Cansado e tolo, ainda assim tem sempre espaço para a paixão.
Por isso, as rimas tolas, a brisa que sopra.
Desencanto e alento, sem resposta.
Não tenho alma: doei-a, em silêncio.
Minha carne é peso e despedida.
Sangro dentes que sorriem por entre uma pele negra.
É sonho o que sinto.

É sonho o que sinto...


22 de janeiro de 2015

Sem dor



Meu coração é uma rocha que se desdobra em pó.
Minhas unhas se cravam em minha carne úmida.
Cuspo sangue. Escorrem em mim lágrimas e suor.

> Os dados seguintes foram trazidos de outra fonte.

@@ -57,13 +59,26 @@
   __syncthreads();
   const int ntile = (a.P + 31) / 32;
   const int drow = lane >> 3, dslot = lane & 7;
+  unsigned xrow[GATHER ? 4 : 1];
+  auto gather_rows = [&](int p0) {
+    if constexpr (GATHER) {
+      const unsigned hw = (unsigned)(a.Ho * a.Wo);
+#pragma unroll
+      for (int i = 0; i < 4; ++i) {
+        const unsigned q = (unsigned)min(p0 + 8 * i + drow, a.P - 1);
+        const unsigned b = q / hw, r = q - b * hw, yo = r / (unsigned)a.Wo, xo = r - yo * (unsigned)a.Wo;
+        xrow[i] = ((b * (unsigned)a.H + 2u * yo) * (unsigned)a.W + 2u * xo) * (COUT * 2u);
+      }
+    }
+  };
   auto issue_x = [&](int p0, int p) {
     if constexpr (PROJ) return;
     unsigned char* sb = stage + (p & 1) * 4096;
 #pragma unroll
     for (int i = 0; i < 4; ++i) {
       const int row = 8 * i + drow;
-      const unsigned off = ((unsigned)min(p0 + row, a.P - 1) * COUT + p * 64 + ((dslot ^ ((row >> 1) & 7)) << 3)) * 2u;
+      const unsigned off = GATHER ? xrow[i] + (p * 64 + ((dslot ^ ((row >> 1) & 7)) << 3)) * 2u
+                                  : ((unsigned)min(p0 + row, a.P - 1) * COUT + p * 64 + ((dslot ^ ((row >> 1) & 7)) << 3)) * 2u;
       __builtin_amdgcn_global_load_lds((gas_ptr)((const unsigned char*)a.x + off), (las_ptr)(sb + i * 1024), 16, 0, 0);
     }
   };
@@ -100,6 +115,7 @@
   const int n_iter = STREAM ? ((ntile + 7) / 8 - (int)blockIdx.x + (int)gridDim.x - 1) / (int)gridDim.x
                             : (ntile - t_first + t_step - 1) / t_step;
   if (n_iter <= 0) return;
+  gather_rows(t_first * 32);
   issue_x(t_first * 32, 0);
   issue_w(0);
   for (int it = 0; it < n_iter; ++it) {
@@ -129,7 +145,7 @@
         if (kh == 0) {
           if (!PROJ && p > 0) flush(p0, p - 1);
           if (p + 1 < NP) issue_x(p0, p + 1);
-          else if (it + 1 < n_iter) issue_x(p0 + t_step * 32, 0);
+          else if (it + 1 < n_iter) { gather_rows(p0 + t_step * 32); issue_x(p0 + t_step * 32, 0); }
         }
         if (st + 1 < NP * KSPLIT) issue_w(st + 1);
         else if (it + 1 < n_iter) issue_w(0);
@@ -420,6 +436,7 @@
   a.m2 = (const unsigned short*)mid2; a.x = (const unsigned short*)x; a.w3f = (const uint4*)w3f; a.w1f = (const uint4*)w1f;
   a.b3 = b3; a.b1 = b1; a.xn = (unsigned short*)x_next; a.m1 = (unsigned short*)mid1_next; a.P = (int)P;
   a.xin = nullptr; a.wpf = nullptr; a.dbg = g_chain_dbg;
+  a.H = a.W = a.Ho = a.Wo = 0;
   static relnet::PerDeviceOnce attr_once;
   if (attr_once.first()) {
     hipFuncSetAttribute((const void*)bottleneck_chain_kernel<64, false>, hipFuncAttributeMaxDynamicSharedMemorySize, 160 * 1024);
@@ -447,6 +464,32 @@
     else bottleneck_chain_kernel<512, true, false, 2><<<grid, 512, lds, (hipStream_t)stream>>>(a);
   }
   return check_launch("relnet_bottleneck_chain");
+}
+
+extern "C" int relnet_bottleneck_chain_s2(const void* mid2, const void* x, const void* w3f, const float* b3, void* x_next, int B,
+                                          int H, int W, int mid, void* stream) {
+  RELNET_REQUIRE(mid2 && x && w3f && b3 && x_next && x_next != x, "relnet_bottleneck_chain_s2: null operand (or x_next == x: this form is never in place)");
+  RELNET_REQUIRE(mid == 64 || mid == 128, "relnet_bottleneck_chain_s2: mid = %d unsupported (64, 128)", mid);
+  RELNET_REQUIRE(B > 0 && H > 0 && W > 0 && (long)B * H * W * 8 * mid < (1L << 32),
+                 "relnet_bottleneck_chain_s2: bad geometry B=%d H=%d W=%d (the full 4 mid-channel map must stay below 4 GiB)", B, H, W);
+  ChainArgs a;
+  a.m2 = (const unsigned short*)mid2; a.x = (const unsigned short*)x; a.w3f = (const uint4*)w3f; a.w1f = nullptr;
+  a.b3 = b3; a.b1 = nullptr; a.xn = (unsigned short*)x_next; a.m1 = nullptr;
+  a.xin = nullptr; a.wpf = nullptr; a.dbg = 0;
+  a.H = H; a.W = W; a.Ho = (H - 1) / 2 + 1; a.Wo = (W - 1) / 2 + 1;
+  const long P = (long)B * a.Ho * a.Wo;
+  a.P = (int)P;
+  static relnet::PerDeviceOnce attr_once;
+  if (attr_once.first()) {
+    hipFuncSetAttribute((const void*)bottleneck_chain_kernel<64, false, false, 1, false, true>, hipFuncAttributeMaxDynamicSharedMemorySize, 160 * 1024);
+    hipFuncSetAttribute((const void*)bottleneck_chain_kernel<128, true, false, 1, false, true>, hipFuncAttributeMaxDynamicSharedMemorySize, 160 * 1024);
+  }
+  const long ntile = (P + 31) / 32;
+  const unsigned grid = (unsigned)(ntile < 8 * 256 ? (ntile + 7) / 8 : 256);
+  const size_t lds = 65536 + 65536 + (size_t)5 * mid * 4;
+  if (mid == 64) bottleneck_chain_kernel<64, false, false, 1, false, true><<<grid, 512, lds, (hipStream_t)stream>>>(a);
+  else bottleneck_chain_kernel<128, true, false, 1, false, true><<<grid, 512, lds, (hipStream_t)stream>>>(a);
+  return check_launch("relnet_bottleneck_chain_s2");
 }
 
 extern "C" int relnet_bottleneck_chain_proj(const void* mid2, const void* x_in, const void* w3f, const void* wpf, const void* w1f,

Ressaca incômoda, que não me atarefa nem cansa,
precipita-me no vão dos dias que surgem. 
Escorro meus dedos pelas paredes da casa.

Ouço o silêncio que a escuridão propicia. 
E, mesmo assim, não dói mais viver:
Tenho aqueles olhos pra lembrar...


20 de janeiro de 2015

Conversa




Então, ele sentou frente à ela e encararam-se como se não se conhecessem.
Só silêncio brotou daqueles olhos.
Ambos tinham a certeza da dúvida e não acreditavam no destino.
Estavam sós e ninguém no mundo poderia mudar isso.
 
Calados, por minutos, ali ficaram.

E isto foi o adeus...





9 de janeiro de 2015

Resto



Então existe poesia por todos os cantos...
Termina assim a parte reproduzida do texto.